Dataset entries
═══

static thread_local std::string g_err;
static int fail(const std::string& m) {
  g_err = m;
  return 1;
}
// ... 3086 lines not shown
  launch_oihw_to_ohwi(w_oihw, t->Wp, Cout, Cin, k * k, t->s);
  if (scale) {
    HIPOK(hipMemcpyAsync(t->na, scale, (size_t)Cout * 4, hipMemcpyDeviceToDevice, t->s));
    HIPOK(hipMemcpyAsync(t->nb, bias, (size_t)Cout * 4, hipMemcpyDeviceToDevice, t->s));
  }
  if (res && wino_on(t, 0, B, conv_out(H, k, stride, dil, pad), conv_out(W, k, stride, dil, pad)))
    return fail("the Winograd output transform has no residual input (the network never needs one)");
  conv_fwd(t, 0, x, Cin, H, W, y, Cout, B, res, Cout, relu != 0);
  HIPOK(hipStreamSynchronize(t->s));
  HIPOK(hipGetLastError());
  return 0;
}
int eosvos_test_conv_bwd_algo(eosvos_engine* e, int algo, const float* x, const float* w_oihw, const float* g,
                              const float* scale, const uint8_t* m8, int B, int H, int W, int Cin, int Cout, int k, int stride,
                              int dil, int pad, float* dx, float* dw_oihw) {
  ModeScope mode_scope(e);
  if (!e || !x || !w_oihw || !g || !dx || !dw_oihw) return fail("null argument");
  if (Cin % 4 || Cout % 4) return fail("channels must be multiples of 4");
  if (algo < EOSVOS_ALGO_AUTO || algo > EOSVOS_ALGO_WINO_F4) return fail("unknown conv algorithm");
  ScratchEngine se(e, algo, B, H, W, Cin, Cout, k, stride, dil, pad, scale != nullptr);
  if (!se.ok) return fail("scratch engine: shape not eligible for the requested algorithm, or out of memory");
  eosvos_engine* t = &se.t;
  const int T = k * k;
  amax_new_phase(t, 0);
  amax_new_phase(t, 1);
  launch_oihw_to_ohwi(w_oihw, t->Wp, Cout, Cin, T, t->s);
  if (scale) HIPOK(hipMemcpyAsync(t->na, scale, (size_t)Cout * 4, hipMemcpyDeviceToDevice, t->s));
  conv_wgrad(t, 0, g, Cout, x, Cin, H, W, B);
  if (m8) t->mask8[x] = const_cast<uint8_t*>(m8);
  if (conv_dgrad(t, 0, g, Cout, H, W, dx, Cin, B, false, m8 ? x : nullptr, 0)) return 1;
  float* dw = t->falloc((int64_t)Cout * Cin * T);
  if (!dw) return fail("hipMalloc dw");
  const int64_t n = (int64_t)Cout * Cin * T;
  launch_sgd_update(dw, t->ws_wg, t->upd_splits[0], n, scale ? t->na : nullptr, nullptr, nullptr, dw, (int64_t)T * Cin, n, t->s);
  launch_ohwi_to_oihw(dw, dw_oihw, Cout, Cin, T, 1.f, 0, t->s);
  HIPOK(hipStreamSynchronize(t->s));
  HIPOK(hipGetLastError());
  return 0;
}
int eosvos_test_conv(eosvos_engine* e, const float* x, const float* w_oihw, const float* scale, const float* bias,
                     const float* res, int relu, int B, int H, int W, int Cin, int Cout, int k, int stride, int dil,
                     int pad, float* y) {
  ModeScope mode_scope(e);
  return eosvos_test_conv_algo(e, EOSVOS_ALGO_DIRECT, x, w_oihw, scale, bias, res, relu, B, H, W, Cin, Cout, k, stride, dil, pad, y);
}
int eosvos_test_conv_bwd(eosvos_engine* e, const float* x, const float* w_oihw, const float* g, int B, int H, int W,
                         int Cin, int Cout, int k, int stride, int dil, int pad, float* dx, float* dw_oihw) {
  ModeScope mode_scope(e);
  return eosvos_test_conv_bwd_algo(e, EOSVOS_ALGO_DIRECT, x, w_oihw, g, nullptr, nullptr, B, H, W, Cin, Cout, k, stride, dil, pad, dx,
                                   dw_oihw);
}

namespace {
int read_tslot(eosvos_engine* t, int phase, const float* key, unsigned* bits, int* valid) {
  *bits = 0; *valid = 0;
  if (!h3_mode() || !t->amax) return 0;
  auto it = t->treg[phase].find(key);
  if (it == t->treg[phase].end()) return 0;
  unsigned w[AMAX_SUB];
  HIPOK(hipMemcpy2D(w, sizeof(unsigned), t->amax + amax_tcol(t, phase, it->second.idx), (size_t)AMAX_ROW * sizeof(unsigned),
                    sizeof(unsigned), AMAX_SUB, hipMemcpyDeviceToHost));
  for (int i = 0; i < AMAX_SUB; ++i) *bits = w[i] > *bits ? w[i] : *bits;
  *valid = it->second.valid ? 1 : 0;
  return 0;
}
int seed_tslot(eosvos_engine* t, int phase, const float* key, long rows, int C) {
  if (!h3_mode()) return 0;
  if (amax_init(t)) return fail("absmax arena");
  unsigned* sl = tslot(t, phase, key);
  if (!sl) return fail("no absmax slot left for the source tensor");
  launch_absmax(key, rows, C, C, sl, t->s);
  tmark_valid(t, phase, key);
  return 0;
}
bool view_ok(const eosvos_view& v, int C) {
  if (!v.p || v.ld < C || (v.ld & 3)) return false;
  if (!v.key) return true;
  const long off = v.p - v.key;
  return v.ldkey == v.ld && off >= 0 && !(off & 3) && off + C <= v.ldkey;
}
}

═══

Exercise objective
A word-for-word restatement of the data above is required.

Output for this exercise
static thread_local std::string g_err;
static int fail(const std::string& m) {
  g_err = m;
  return 1;
}
// ... 3086 lines not shown
  launch_oihw_to_ohwi(w_oihw, t->Wp, Cout, Cin, k * k, t->s);
  if (scale) {
    HIPOK(hipMemcpyAsync(t->na, scale, (size_t)Cout * 4, hipMemcpyDeviceToDevice, t->s));
    HIPOK(hipMemcpyAsync(t->nb, bias, (size_t)Cout * 4, hipMemcpyDeviceToDevice, t->s));
  }
  if (res && wino_on(t, 0, B, conv_out(H, k, stride, dil, pad), conv_out(W, k, stride, dil, pad)))
    return fail("the Winograd output transform has no residual input (the network never needs one)");
  conv_fwd(t, 0, x, Cin, H, W, y, Cout, B, res, Cout, relu != 0);
  HIPOK(hipStreamSynchronize(t->s));
  HIPOK(hipGetLastError());
  return 0;
}
int eosvos_test_conv_bwd_algo(eosvos_engine* e, int algo, const float* x, const float* w_oihw, const float* g,
                              const float* scale, const uint8_t* m8, int B, int H, int W, int Cin, int Cout, int k, int stride,
                              int dil, int pad, float* dx, float* dw_oihw) {
  ModeScope mode_scope(e);
  if (!e || !x || !w_oihw || !g || !dx || !dw_oihw) return fail("null argument");
  if (Cin % 4 || Cout % 4) return fail("channels must be multiples of 4");
  if (algo < EOSVOS_ALGO_AUTO || algo > EOSVOS_ALGO_WINO_F4) return fail("unknown conv algorithm");
  ScratchEngine se(e, algo, B, H, W, Cin, Cout, k, stride, dil, pad, scale != nullptr);
  if (!se.ok) return fail("scratch engine: shape not eligible for the requested algorithm, or out of memory");
  eosvos_engine* t = &se.t;
  const int T = k * k;
  amax_new_phase(t, 0);
  amax_new_phase(t, 1);
  launch_oihw_to_ohwi(w_oihw, t->Wp, Cout, Cin, T, t->s);
  if (scale) HIPOK(hipMemcpyAsync(t->na, scale, (size_t)Cout * 4, hipMemcpyDeviceToDevice, t->s));
  conv_wgrad(t, 0, g, Cout, x, Cin, H, W, B);
  if (m8) t->mask8[x] = const_cast<uint8_t*>(m8);
  if (conv_dgrad(t, 0, g, Cout, H, W, dx, Cin, B, false, m8 ? x : nullptr, 0)) return 1;
  float* dw = t->falloc((int64_t)Cout * Cin * T);
  if (!dw) return fail("hipMalloc dw");
  const int64_t n = (int64_t)Cout * Cin * T;
  launch_sgd_update(dw, t->ws_wg, t->upd_splits[0], n, scale ? t->na : nullptr, nullptr, nullptr, dw, (int64_t)T * Cin, n, t->s);
  launch_ohwi_to_oihw(dw, dw_oihw, Cout, Cin, T, 1.f, 0, t->s);
  HIPOK(hipStreamSynchronize(t->s));
  HIPOK(hipGetLastError());
  return 0;
}
int eosvos_test_conv(eosvos_engine* e, const float* x, const float* w_oihw, const float* scale, const float* bias,
                     const float* res, int relu, int B, int H, int W, int Cin, int Cout, int k, int stride, int dil,
                     int pad, float* y) {
  ModeScope mode_scope(e);
  return eosvos_test_conv_algo(e, EOSVOS_ALGO_DIRECT, x, w_oihw, scale, bias, res, relu, B, H, W, Cin, Cout, k, stride, dil, pad, y);
}
int eosvos_test_conv_bwd(eosvos_engine* e, const float* x, const float* w_oihw, const float* g, int B, int H, int W,
                         int Cin, int Cout, int k, int stride, int dil, int pad, float* dx, float* dw_oihw) {
  ModeScope mode_scope(e);
  return eosvos_test_conv_bwd_algo(e, EOSVOS_ALGO_DIRECT, x, w_oihw, g, nullptr, nullptr, B, H, W, Cin, Cout, k, stride, dil, pad, dx,
                                   dw_oihw);
}

namespace {
int read_tslot(eosvos_engine* t, int phase, const float* key, unsigned* bits, int* valid) {
  *bits = 0; *valid = 0;
  if (!h3_mode() || !t->amax) return 0;
  auto it = t->treg[phase].find(key);
  if (it == t->treg[phase].end()) return 0;
  unsigned w[AMAX_SUB];
  HIPOK(hipMemcpy2D(w, sizeof(unsigned), t->amax + amax_tcol(t, phase, it->second.idx), (size_t)AMAX_ROW * sizeof(unsigned),
                    sizeof(unsigned), AMAX_SUB, hipMemcpyDeviceToHost));
  for (int i = 0; i < AMAX_SUB; ++i) *bits = w[i] > *bits ? w[i] : *bits;
  *valid = it->second.valid ? 1 : 0;
  return 0;
}
int seed_tslot(eosvos_engine* t, int phase, const float* key, long rows, int C) {
  if (!h3_mode()) return 0;
  if (amax_init(t)) return fail("absmax arena");
  unsigned* sl = tslot(t, phase, key);
  if (!sl) return fail("no absmax slot left for the source tensor");
  launch_absmax(key, rows, C, C, sl, t->s);
  tmark_valid(t, phase, key);
  return 0;
}
bool view_ok(const eosvos_view& v, int C) {
  if (!v.p || v.ld < C || (v.ld & 3)) return false;
  if (!v.key) return true;
  const long off = v.p - v.key;
  return v.ldkey == v.ld && off >= 0 && !(off & 3) && off + C <= v.ldkey;
}
}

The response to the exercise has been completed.